Content starts
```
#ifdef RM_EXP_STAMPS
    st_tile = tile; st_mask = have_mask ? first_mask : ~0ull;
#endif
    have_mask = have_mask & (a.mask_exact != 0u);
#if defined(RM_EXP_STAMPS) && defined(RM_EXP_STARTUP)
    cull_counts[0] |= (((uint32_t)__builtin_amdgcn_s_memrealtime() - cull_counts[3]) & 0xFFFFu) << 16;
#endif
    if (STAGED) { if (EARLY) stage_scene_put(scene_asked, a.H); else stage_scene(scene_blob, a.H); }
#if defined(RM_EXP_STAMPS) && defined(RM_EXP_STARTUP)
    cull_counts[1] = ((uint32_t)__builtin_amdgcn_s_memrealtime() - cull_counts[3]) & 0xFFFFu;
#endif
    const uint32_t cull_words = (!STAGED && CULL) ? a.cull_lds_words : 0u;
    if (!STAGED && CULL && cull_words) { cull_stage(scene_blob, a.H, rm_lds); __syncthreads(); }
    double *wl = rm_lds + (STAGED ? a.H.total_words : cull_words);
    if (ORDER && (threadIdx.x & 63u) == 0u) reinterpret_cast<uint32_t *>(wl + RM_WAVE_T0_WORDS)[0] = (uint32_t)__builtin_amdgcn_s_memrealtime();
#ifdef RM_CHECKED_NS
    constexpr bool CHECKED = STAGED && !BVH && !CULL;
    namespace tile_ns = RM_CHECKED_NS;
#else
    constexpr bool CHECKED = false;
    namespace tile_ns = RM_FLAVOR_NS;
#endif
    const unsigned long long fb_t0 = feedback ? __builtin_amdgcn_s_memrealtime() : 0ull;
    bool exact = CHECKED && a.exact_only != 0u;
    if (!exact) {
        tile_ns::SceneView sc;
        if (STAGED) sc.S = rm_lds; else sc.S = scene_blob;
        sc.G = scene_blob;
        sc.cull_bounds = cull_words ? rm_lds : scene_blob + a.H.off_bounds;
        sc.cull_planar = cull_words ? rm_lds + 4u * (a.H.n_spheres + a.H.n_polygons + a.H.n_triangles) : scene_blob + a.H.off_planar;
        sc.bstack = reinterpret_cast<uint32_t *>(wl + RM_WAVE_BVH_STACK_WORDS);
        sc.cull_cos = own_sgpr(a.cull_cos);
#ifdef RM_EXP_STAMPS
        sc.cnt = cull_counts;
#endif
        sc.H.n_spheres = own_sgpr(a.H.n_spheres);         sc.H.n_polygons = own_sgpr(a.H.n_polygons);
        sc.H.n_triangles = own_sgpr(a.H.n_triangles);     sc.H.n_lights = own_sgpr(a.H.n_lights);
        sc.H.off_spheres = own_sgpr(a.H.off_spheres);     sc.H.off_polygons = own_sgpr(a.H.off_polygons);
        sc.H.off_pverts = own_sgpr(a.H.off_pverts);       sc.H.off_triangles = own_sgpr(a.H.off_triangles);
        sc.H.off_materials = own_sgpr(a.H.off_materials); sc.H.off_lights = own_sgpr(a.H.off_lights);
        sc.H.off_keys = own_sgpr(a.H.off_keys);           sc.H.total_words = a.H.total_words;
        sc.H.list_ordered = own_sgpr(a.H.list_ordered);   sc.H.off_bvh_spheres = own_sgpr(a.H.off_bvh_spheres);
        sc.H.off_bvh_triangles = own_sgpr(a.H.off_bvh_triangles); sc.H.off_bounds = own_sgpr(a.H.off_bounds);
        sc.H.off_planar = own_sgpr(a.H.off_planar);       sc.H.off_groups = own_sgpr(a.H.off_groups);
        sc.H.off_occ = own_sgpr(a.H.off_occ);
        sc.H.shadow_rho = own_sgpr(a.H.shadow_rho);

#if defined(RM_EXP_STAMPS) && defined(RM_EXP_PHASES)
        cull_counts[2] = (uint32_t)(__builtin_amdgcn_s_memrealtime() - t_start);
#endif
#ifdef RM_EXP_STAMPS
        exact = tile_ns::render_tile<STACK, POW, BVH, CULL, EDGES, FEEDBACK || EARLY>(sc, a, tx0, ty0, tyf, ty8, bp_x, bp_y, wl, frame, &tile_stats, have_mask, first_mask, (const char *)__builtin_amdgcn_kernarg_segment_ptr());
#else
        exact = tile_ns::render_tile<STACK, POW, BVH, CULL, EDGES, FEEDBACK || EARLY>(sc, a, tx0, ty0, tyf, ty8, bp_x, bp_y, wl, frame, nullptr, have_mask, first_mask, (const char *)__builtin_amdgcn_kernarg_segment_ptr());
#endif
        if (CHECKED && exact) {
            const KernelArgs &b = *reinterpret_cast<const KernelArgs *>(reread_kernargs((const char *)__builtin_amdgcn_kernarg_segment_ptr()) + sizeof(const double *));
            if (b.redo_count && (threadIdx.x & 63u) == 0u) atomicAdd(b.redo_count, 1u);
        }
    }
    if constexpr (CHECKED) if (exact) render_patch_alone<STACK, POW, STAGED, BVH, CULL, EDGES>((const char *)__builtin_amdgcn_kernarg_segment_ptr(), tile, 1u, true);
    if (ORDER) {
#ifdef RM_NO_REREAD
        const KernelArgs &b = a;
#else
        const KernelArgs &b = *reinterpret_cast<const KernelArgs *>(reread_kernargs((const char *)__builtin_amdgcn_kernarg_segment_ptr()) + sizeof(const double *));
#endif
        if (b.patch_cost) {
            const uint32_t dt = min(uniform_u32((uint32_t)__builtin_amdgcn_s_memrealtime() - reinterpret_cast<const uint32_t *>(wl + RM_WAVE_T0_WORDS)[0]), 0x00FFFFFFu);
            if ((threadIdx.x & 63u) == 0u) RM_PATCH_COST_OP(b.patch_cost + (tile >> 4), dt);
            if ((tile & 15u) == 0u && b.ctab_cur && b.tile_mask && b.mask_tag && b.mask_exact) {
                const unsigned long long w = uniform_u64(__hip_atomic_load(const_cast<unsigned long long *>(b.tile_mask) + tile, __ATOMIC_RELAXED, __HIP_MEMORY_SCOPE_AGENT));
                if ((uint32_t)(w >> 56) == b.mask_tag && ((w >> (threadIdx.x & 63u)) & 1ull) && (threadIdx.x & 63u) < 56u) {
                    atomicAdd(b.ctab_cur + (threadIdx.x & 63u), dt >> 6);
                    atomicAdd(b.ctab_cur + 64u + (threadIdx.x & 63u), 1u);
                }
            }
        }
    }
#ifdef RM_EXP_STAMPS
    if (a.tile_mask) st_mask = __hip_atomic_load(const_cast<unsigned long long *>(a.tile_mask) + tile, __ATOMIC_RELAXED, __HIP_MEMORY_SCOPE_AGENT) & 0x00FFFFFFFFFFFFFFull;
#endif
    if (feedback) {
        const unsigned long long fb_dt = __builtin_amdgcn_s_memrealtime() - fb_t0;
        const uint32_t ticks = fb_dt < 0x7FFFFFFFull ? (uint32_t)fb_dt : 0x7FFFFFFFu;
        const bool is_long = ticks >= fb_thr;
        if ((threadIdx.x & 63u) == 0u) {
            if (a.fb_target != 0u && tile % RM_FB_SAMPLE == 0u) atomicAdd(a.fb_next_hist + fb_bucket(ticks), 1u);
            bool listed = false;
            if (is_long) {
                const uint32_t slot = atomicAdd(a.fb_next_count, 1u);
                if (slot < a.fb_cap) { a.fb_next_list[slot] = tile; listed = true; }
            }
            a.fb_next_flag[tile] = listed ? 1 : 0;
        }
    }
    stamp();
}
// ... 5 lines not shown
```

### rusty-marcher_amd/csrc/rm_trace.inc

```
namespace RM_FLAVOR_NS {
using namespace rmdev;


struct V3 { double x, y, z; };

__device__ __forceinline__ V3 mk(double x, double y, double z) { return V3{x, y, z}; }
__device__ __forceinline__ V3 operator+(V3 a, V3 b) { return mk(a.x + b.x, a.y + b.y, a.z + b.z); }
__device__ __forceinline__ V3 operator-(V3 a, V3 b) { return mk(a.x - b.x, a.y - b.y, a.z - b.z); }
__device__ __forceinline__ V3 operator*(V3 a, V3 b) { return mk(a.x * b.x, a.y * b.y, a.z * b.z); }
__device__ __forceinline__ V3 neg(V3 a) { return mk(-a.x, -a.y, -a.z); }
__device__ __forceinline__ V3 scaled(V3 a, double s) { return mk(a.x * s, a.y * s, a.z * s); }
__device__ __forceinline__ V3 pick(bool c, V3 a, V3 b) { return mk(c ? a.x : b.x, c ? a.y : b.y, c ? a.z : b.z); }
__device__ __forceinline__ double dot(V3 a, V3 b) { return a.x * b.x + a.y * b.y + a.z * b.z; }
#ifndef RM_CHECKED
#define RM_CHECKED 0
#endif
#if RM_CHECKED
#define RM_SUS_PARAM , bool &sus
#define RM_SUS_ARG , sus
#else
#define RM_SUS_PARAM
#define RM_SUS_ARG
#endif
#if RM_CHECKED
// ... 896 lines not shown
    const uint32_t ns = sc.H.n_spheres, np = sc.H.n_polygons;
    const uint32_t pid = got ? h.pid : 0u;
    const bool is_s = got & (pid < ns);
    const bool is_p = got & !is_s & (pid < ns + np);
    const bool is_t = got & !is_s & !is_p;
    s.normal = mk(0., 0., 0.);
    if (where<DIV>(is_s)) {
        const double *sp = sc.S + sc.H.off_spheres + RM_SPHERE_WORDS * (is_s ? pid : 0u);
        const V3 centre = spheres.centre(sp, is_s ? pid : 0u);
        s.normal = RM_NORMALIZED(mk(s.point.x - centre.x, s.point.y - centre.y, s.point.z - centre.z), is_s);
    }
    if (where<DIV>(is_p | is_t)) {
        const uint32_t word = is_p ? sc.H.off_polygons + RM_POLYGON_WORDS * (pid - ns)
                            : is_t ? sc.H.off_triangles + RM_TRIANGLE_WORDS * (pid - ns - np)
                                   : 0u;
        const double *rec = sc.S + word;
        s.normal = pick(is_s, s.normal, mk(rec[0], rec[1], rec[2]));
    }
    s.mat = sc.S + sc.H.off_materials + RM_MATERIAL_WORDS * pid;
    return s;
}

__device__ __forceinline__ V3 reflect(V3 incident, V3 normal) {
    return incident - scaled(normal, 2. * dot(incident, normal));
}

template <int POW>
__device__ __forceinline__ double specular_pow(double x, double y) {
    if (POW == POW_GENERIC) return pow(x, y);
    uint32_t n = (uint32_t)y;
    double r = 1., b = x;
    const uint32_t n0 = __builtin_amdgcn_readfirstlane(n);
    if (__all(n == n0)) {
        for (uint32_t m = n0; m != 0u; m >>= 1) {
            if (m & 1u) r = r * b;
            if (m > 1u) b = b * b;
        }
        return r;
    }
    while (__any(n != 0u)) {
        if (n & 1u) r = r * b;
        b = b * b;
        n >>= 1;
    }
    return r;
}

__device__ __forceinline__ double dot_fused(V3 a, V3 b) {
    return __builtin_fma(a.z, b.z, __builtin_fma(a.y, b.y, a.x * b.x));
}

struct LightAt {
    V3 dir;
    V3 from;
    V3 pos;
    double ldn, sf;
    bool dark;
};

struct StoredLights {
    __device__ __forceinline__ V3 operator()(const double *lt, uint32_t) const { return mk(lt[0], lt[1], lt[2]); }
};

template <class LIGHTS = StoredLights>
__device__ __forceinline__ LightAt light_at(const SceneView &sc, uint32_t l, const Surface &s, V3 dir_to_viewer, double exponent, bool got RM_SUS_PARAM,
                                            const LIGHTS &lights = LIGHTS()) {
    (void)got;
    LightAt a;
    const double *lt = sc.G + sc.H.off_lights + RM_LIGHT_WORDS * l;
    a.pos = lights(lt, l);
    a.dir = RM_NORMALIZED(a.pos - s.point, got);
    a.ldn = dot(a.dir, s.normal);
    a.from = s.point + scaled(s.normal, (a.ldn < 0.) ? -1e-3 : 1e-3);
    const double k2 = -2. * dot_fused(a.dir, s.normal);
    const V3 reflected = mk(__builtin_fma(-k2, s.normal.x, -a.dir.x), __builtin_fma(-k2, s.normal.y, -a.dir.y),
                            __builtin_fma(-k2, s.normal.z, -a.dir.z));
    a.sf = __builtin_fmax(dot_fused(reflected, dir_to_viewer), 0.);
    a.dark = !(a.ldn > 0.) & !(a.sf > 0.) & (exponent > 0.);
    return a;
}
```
Content ends
Content starts
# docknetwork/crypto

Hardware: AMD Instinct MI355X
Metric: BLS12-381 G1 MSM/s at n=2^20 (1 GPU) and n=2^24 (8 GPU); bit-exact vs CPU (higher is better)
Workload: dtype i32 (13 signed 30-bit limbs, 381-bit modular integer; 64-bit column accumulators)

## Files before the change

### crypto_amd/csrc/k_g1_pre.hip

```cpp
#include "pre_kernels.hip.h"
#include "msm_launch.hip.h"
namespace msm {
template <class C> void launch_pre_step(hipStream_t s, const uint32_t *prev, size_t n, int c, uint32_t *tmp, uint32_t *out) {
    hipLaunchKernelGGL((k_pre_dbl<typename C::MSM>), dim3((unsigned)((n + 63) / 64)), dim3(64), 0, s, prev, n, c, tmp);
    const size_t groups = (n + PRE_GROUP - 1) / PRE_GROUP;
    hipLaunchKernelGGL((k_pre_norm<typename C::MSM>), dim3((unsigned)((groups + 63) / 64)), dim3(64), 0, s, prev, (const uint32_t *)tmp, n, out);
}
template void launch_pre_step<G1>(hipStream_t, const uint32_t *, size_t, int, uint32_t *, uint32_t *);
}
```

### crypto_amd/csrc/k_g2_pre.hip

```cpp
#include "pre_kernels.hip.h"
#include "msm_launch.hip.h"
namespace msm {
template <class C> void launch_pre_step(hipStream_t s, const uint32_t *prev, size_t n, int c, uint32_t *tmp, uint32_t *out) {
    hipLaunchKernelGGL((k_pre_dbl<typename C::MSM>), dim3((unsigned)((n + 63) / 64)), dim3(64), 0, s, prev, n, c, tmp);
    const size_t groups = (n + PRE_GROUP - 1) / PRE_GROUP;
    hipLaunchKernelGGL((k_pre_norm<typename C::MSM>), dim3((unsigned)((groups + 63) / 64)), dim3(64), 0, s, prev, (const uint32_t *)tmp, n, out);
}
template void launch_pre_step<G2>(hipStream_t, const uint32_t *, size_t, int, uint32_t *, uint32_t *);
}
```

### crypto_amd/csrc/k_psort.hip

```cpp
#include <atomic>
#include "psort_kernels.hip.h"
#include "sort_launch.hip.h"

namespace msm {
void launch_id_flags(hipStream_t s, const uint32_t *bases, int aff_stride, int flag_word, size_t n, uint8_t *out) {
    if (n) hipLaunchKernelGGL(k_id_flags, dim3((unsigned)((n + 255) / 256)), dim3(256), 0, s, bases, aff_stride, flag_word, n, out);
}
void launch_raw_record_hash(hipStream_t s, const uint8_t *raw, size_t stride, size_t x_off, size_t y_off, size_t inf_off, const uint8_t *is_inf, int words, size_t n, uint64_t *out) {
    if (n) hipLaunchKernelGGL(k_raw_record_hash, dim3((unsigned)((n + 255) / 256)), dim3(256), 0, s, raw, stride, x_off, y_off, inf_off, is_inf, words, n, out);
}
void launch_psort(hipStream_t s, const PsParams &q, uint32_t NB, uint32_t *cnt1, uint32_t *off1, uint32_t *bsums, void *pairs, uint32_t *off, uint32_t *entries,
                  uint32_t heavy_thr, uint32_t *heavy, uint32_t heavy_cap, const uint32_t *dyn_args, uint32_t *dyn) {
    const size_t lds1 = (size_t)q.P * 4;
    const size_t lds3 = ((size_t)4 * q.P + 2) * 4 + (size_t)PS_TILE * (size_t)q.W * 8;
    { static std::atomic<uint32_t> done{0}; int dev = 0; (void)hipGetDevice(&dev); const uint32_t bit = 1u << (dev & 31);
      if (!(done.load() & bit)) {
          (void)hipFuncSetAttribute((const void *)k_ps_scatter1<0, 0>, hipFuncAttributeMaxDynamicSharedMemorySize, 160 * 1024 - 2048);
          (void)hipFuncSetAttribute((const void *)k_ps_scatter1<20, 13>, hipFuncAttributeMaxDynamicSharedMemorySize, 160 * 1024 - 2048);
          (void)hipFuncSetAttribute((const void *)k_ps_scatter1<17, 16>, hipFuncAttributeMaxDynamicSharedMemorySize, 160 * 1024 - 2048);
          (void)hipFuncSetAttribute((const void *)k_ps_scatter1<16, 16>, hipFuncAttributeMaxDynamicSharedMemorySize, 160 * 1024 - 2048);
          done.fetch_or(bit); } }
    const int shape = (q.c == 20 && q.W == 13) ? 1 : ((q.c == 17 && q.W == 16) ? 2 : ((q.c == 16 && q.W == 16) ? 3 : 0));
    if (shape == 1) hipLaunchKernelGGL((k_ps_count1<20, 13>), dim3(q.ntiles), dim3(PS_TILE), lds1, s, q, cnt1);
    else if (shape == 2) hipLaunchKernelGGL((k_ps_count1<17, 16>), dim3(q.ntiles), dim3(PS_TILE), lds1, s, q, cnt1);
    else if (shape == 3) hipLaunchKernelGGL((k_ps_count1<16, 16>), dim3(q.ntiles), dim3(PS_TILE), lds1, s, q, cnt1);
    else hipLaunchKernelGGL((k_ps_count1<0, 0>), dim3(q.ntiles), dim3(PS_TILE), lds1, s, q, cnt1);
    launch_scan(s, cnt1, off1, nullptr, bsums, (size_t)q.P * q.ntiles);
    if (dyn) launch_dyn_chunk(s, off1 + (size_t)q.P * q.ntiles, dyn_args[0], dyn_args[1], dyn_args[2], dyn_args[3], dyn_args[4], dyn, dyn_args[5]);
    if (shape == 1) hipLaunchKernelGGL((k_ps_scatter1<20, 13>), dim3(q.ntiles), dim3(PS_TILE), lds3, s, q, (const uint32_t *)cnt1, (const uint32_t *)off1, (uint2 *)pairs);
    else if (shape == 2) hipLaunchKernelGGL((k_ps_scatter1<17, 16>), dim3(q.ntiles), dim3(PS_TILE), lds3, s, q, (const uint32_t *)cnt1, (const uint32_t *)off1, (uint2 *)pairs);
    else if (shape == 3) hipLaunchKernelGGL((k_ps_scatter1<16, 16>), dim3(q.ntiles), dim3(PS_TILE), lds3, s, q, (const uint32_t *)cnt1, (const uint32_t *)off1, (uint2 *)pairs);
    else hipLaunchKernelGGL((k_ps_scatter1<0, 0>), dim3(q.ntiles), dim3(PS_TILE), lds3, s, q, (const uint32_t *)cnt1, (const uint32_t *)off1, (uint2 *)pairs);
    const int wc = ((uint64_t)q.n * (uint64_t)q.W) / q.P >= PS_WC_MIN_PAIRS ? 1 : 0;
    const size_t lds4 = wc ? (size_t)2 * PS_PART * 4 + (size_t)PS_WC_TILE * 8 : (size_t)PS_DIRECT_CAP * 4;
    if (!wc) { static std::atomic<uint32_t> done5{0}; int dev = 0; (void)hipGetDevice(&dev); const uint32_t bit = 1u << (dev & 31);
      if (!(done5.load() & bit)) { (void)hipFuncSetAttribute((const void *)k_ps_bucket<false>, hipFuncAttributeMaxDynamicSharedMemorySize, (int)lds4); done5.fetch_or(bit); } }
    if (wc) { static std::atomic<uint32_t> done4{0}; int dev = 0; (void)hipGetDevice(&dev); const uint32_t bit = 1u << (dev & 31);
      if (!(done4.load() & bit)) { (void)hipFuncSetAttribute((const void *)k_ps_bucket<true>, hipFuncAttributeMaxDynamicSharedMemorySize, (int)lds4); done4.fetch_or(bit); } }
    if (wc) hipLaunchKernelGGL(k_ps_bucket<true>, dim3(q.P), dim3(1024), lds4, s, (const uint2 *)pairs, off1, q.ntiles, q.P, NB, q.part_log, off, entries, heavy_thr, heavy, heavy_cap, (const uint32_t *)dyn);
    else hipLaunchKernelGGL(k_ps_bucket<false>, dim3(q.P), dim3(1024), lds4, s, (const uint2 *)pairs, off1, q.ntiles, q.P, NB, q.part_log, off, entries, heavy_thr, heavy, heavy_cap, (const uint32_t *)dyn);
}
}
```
Content ends
* What you will do: Find all the lines with "SceneView" in the data and copy them.

* Reply:
        tile_ns::SceneView sc;
__device__ __forceinline__ LightAt light_at(const SceneView &sc, uint32_t l, const Surface &s, V3 dir_to_viewer, double exponent, bool got RM_SUS_PARAM,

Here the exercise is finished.